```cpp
int zsb_sgmcmc_bnn_step_f32(int method, float* w0, float* w1, float* v0, float* v1, float* aux0,
                            float* aux1, const float* alpha_eff0, const float* alpha_eff1,
                            const float* x, const float* y, int B, int n_in, int H,
                            const float* logstd0, int64_t logstd0_n, const float* logstd1,
                            int64_t logstd1_n, float y_logstd, float n_train, float lr,
                            float friction, float variance_estimate, float decay, float epsilon,
                            float variance_extra, float tune_rate, int second_order, int resample,
                            const float* noise0, const float* noise1, const float* resample0,
                            const float* resample1, uint64_t seed, uint32_t iter, int64_t row0,
                            float* part, float* mean_k0, float* mean_k1, int64_t chains,
                            void* stream);

int zsb_bnn_logjoint_f32(const float* w0, const float* w1, const float* x, const float* y,
                         int64_t B, int n_in, int H, const float* logstd0, int64_t logstd0_n,
                         const float* logstd1, int64_t logstd1_n, const float* y_logstd,
                         float n_train, float* lp, float* g0, float* g1, float* g_ylogstd,
                         float* y_mean, float* log_lik, int64_t K, void* stream);

#ifdef __cplusplus
}
#endif
#endif
```

### zhusuan_b200/_lib.py

```python
import ctypes
import os
import re

_HERE = os.path.dirname(os.path.abspath(__file__))
_ROOT = os.path.dirname(_HERE)
LIB_PATH = os.path.join(_HERE, "libzsb200.so")
HEADER_PATH = os.path.join(_ROOT, "include", "zsb200.h")

_CTYPES = {
    "int": ctypes.c_int, "int64_t": ctypes.c_int64, "uint64_t": ctypes.c_uint64,
    "uint32_t": ctypes.c_uint32, "int32_t": ctypes.c_int32,
    "float": ctypes.c_float, "size_t": ctypes.c_size_t,
}


def parse_header(path=HEADER_PATH):
    src = open(path).read()
    src = re.sub(r"/\*\s*host\s*\*/", " __host__ ", src)
    src = re.sub(r"/\*.*?\*/", " ", src, flags=re.S)
    protos = {}
    for m in re.finditer(r"\bint\s+(zsb_\w+)\s*\(([^)]*)\)\s*;", src):
        name, args = m.group(1), m.group(2).strip()
        sig = []
        if args and args != "void":
            for a in args.split(","):
                a = a.strip()
                host = "__host__" in a
                a = a.replace("__host__", "").strip()
                is_ptr = "*" in a
                toks = a.replace("*", " ").replace("const", " ").split()
                base, argname = toks[0], toks[-1]
                if is_ptr:
                    if host and base == "int":
                        ct = ctypes.POINTER(ctypes.c_int)
                    elif base == "char":
                        ct = ctypes.c_char_p
                    else:
                        ct = ctypes.c_void_p
                else:
                    ct = _CTYPES[base]
                sig.append((ct, argname, host))
        protos[name] = sig
    return protos


class ZsbError(RuntimeError):
    pass


class _Lib(object):
    def __init__(self):
        self._dll = None
        self.protos = parse_header()

    def load(self):
        if self._dll is None:
            if not os.path.exists(LIB_PATH):
                raise ZsbError(
                    "zhusuan_b200: %s is missing -- build it with "
                    "`python -c 'import __graft_entry__ as g; g.build()'` "
                    "(make -C zhusuan_b200/csrc).  There is no CPU fallback."
                    % LIB_PATH)
            dll = ctypes.CDLL(LIB_PATH)
            for name, sig in self.protos.items():
                fn = getattr(dll, name)
                fn.restype = ctypes.c_int
                fn.argtypes = [s[0] for s in sig]
            self._dll = dll
        return self._dll

    def last_error(self):
        buf = ctypes.create_string_buffer(512)
        self.load().zsb_last_error(buf, 512)
        return buf.value.decode("utf-8", "replace")

    _KERNELS = {"zsb_hmc_mass_stats_f32": 2, "zsb_hmc_dense_traj_prepare_f32": 3, "zsb_hmc_dense_resident_h16_f32": 1, "zsb_sgmcmc_sghmc_f32": 2,
                "zsb_sgmcmc_mean_sq_f32": 2, "zsb_sgmcmc_sgnht_scalar_f32": 2,
                "zsb_split16_pad_f32": 3, "zsb_linear_tc_f32": 2, "zsb_planar_flow_bwd_f32": 2,
                "zsb_iaf_bwd_f32": 2, "zsb_lntm_mstep_grad_f32": 2,
                "zsb_gp_cond_bwd_f32": 2, "zsb_conv3x3_wgrad_f32": 2,
                "zsb_conv_gather_split_f32": 3, "zsb_conv_sigmoid_grad_f32": 2,
                "zsb_conv_relu_grad_f32": 2,
                "zsb_linear_tc_bn_f32": 3, "zsb_bn_finish_fused_f32": 2, "zsb_bn_grad_f32": 5,
                "zsb_bn_grad_f32out": 3}
    launches = 0

    def call(self, name, *args):
        fn = getattr(self.load(), name)
        rc = fn(*args)
        self.launches += self._KERNELS.get(name, 1)
        if rc != 0:
            raise ZsbError("%s failed (%d): %s" % (name, rc, self.last_error()))
        return rc


lib = _Lib()


def ptr(t):
    if t is None:
        return None
    if not t.is_cuda:
        raise ZsbError(
            "zhusuan_b200 kernels need CUDA tensors (got a %s tensor); "
            "there is no CPU fallback." % t.device)
    if not t.is_contiguous():
        raise ZsbError("zhusuan_b200: non-contiguous tensor passed to a kernel")
    return t.data_ptr()


def stream():
    import torch
    return torch.cuda.current_stream().cuda_stream
```

### zhusuan_b200/csrc/hmc_dense.cu

```cuda
#include "common.cuh"

namespace {

constexpr int BM = 128, BN = 128, BK = 16;
constexpr int APAD = 4;


__global__ void __launch_bounds__(256, 2)
dense_leapfrog_simt_kernel(const float* __restrict__ q_cur, float* __restrict__ q_next,
                           const float* __restrict__ p_in, float* __restrict__ p_out,
                           const float* __restrict__ P, const float* __restrict__ bvec,
                           const float* __restrict__ mu, const float* __restrict__ mass,
                           const float* __restrict__ state, float p_scale,
                           float* __restrict__ lp_part, float* __restrict__ k_part,
                           int64_t chains, int D) {
  __shared__ __align__(16) float As[2][BK][BM + APAD];
  __shared__ __align__(16) float Bs[2][BK][BN];

  const int tid = threadIdx.x;
  const int tx = tid & 15, ty = tid >> 4;
  const int64_t m0 = (int64_t)blockIdx.y * BM;
  const int n0 = blockIdx.x * BN;

  const int a_row = tid >> 2;
  const int a_k4 = (tid & 3) * 4;
  const int b_row = tid >> 5;
  const int b_n4 = (tid & 31) * 4;

  float acc[8][8];
#pragma unroll
  for (int i = 0; i < 8; ++i)
#pragma unroll
    for (int j = 0; j < 8; ++j) acc[i][j] = 0.f;

  float4 a_reg[2], b_reg[2];
  auto load_tiles = [&](int k0) {
#pragma unroll
    for (int h = 0; h < 2; ++h) {
      const int64_t m = m0 + a_row + h * 64;
      a_reg[h] = (m < chains)
                     ? *reinterpret_cast<const float4*>(q_cur + m * D + k0 + a_k4)
                     : make_float4(0.f, 0.f, 0.f, 0.f);
      const int n = n0 + b_n4;
      b_reg[h] = (n < D) ? *reinterpret_cast<const float4*>(P + (int64_t)(k0 + b_row + h * 8) * D + n)
                         : make_float4(0.f, 0.f, 0.f, 0.f);
    }
  };
  auto store_tiles = [&](int buf) {
#pragma unroll
    for (int h = 0; h < 2; ++h) {
      const int r = a_row + h * 64;
      As[buf][a_k4 + 0][r] = a_reg[h].x;
      As[buf][a_k4 + 1][r] = a_reg[h].y;
      As[buf][a_k4 + 2][r] = a_reg[h].z;
      As[buf][a_k4 + 3][r] = a_reg[h].w;
      *reinterpret_cast<float4*>(&Bs[buf][b_row + h * 8][b_n4]) = b_reg[h];
    }
  };

  const int nk = D / BK;
  load_tiles(0);
  store_tiles(0);
  __syncthreads();
  for (int kt = 0; kt < nk; ++kt) {
    const int buf = kt & 1;
    if (kt + 1 < nk) load_tiles((kt + 1) * BK);
#pragma unroll
    for (int k = 0; k < BK; ++k) {
      const float4 a0 = *reinterpret_cast<const float4*>(&As[buf][k][ty * 4]);
      const float4 a1 = *reinterpret_cast<const float4*>(&As[buf][k][64 + ty * 4]);
      const float4 b0 = *reinterpret_cast<const float4*>(&Bs[buf][k][tx * 4]);
      const float4 b1 = *reinterpret_cast<const float4*>(&Bs[buf][k][64 + tx * 4]);
      const float a[8] = {a0.x, a0.y, a0.z, a0.w, a1.x, a1.y, a1.z, a1.w};
      const float b[8] = {b0.x, b0.y, b0.z, b0.w, b1.x, b1.y, b1.z, b1.w};
#pragma unroll
      for (int i = 0; i < 8; ++i)
#pragma unroll
        for (int j = 0; j < 8; ++j) acc[i][j] = fmaf(a[i], b[j], acc[i][j]);
    }
    if (kt + 1 < nk) store_tiles(buf ^ 1);
    __syncthreads();
  }

  const float eps = state[ZSB_ST_EPS_USED];
  const float s2 = mul(eps, p_scale);
#pragma unroll
  for (int i = 0; i < 8; ++i) {
    const int64_t m = m0 + (i < 4 ? ty * 4 + i : 64 + ty * 4 + (i - 4));
    float lp_acc = 0.f, k_acc = 0.f;
    if (m < chains) {
#pragma unroll
      for (int h = 0; h < 2; ++h) {
        const int n = n0 + h * 64 + tx * 4;
        if (n < D) {
          const float4 pv = *reinterpret_cast<const float4*>(p_in + m * D + n);
          const float4 qv = *reinterpret_cast<const float4*>(q_cur + m * D + n);
          const float4 ms = *reinterpret_cast<const float4*>(mass + n);
          float4 bv = make_float4(0.f, 0.f, 0.f, 0.f), mv = bv;
          if (bvec) bv = *reinterpret_cast<const float4*>(bvec + n);
          if (mu) mv = *reinterpret_cast<const float4*>(mu + n);
          const float pe[4] = {pv.x, pv.y, pv.z, pv.w}, qe[4] = {qv.x, qv.y, qv.z, qv.w};
          const float me[4] = {ms.x, ms.y, ms.z, ms.w}, be[4] = {bv.x, bv.y, bv.z, bv.w};
          const float ue[4] = {mv.x, mv.y, mv.z, mv.w};
          float pn[4], qn[4];
#pragma unroll
          for (int j = 0; j < 4; ++j) {
            const float g = sub(be[j], acc[i][h * 4 + j]);
            pn[j] = add(pe[j], mul(s2, g));
            qn[j] = add(qe[j], mul(eps, fdiv(pn[j], me[j])));
            lp_acc += (qe[j] - ue[j]) * g;
            k_acc += fdiv(mul(pn[j], pn[j]), me[j]);
          }
          *reinterpret_cast<float4*>(p_out + m * D + n) = make_float4(pn[0], pn[1], pn[2], pn[3]);
          if (q_next)
            *reinterpret_cast<float4*>(q_next + m * D + n) = make_float4(qn[0], qn[1], qn[2], qn[3]);
        }
      }
    }
    if (lp_part) {
#pragma unroll
      for (int o = 8; o > 0; o >>= 1) lp_acc += __shfl_xor_sync(0xffffffffu, lp_acc, o);
      if (tx == 0 && m < chains) lp_part[(int64_t)blockIdx.x * chains + m] = lp_acc;
    }
    if (k_part) {
#pragma unroll
      for (int o = 8; o > 0; o >>= 1) k_acc += __shfl_xor_sync(0xffffffffu, k_acc, o);
      if (tx == 0 && m < chains) k_part[(int64_t)blockIdx.x * chains + m] = k_acc;
    }
  }
}

__global__ void __launch_bounds__(256) dense_finish_kernel(const float* __restrict__ lp_part,
                                                           const float* __restrict__ k_part,
                                                           int ntiles, int64_t chains,
                                                           float const_term,
                                                           float* __restrict__ lp_out,
                                                           float* __restrict__ k_out) {
  for (int64_t c = (int64_t)blockIdx.x * blockDim.x + threadIdx.x; c < chains;
       c += (int64_t)gridDim.x * blockDim.x) {
    if (lp_part && lp_out) {
      float s = 0.f;
      for (int t = 0; t < ntiles; ++t) s += lp_part[(int64_t)t * chains + c];
      lp_out[c] = add(mul(0.5f, s), const_term);
    }
    if (k_part && k_out) {
      float s = 0.f;
      for (int t = 0; t < ntiles; ++t) s += k_part[(int64_t)t * chains + c];
      k_out[c] = mul(0.5f, s);
    }
  }
}

}

int zsb_dense_leapfrog_tc_launch(const float* q_cur, const float* q_cur_lo, float* q_next,
                                 float* q_next_lo, const float* p_in, float* p_out,
                                 const float* P_hi, const float* P_lo, const float* bvec,
                                 const float* mu, const float* mass, const float* state,
                                 float p_scale, float* lp_part, float* k_part, int64_t chains,
                                 int D, cudaStream_t st);
int zsb_dense_split_lo_launch(const float* q, float* lo, int64_t n, cudaStream_t st);
int zsb_dense_tc_ntiles(int D);
int zsb_dense_leapfrog_h16_launch(const float* q_cur, const void* q_cur_planes, float* q_next,
                                  void* q_next_planes, const float* p_in, float* p_out,
                                  const void* P_h16, const void* P_l16, float* scales,
                                  int pass_index, const float* bvec, const float* mu,
                                  const float* mass, const float* state, float p_scale,
                                  float* lp_part, float* k_part, int64_t chains, int D,
                                  cudaStream_t st);
int zsb_dense_h16_prepare_launch(const float* q, const float* p, const float* mass, void* planes,
                                 float* scales, int64_t chains, int64_t D, cudaStream_t st);
int zsb_dense_res_h16_launch(void* planes0, void* planes1, void* spare0, void* spare1,
                             const float* p0, float* pw, const void* P_h16, const void* P_l16,
                             float* scales, const float* bvec, const float* mu, const float* mass,
                             const float* state, float* lp0_part, float* lp1_part, float* k_part,
                             int64_t chains, int D, int L, cudaStream_t st);
int zsb_dense_select_planes_launch(float* q, const void* planes, const void* spare,
                                   const float* record, const int32_t* accept, int64_t chains,
                                   int64_t D, cudaStream_t st);
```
————
• [WHAT YOU HAVE TO DO]
Using the entries above, work out the number of lines that hold the word "import" and write it with no other words.

• [SOLUTION FOR THIS EXERCISE]
5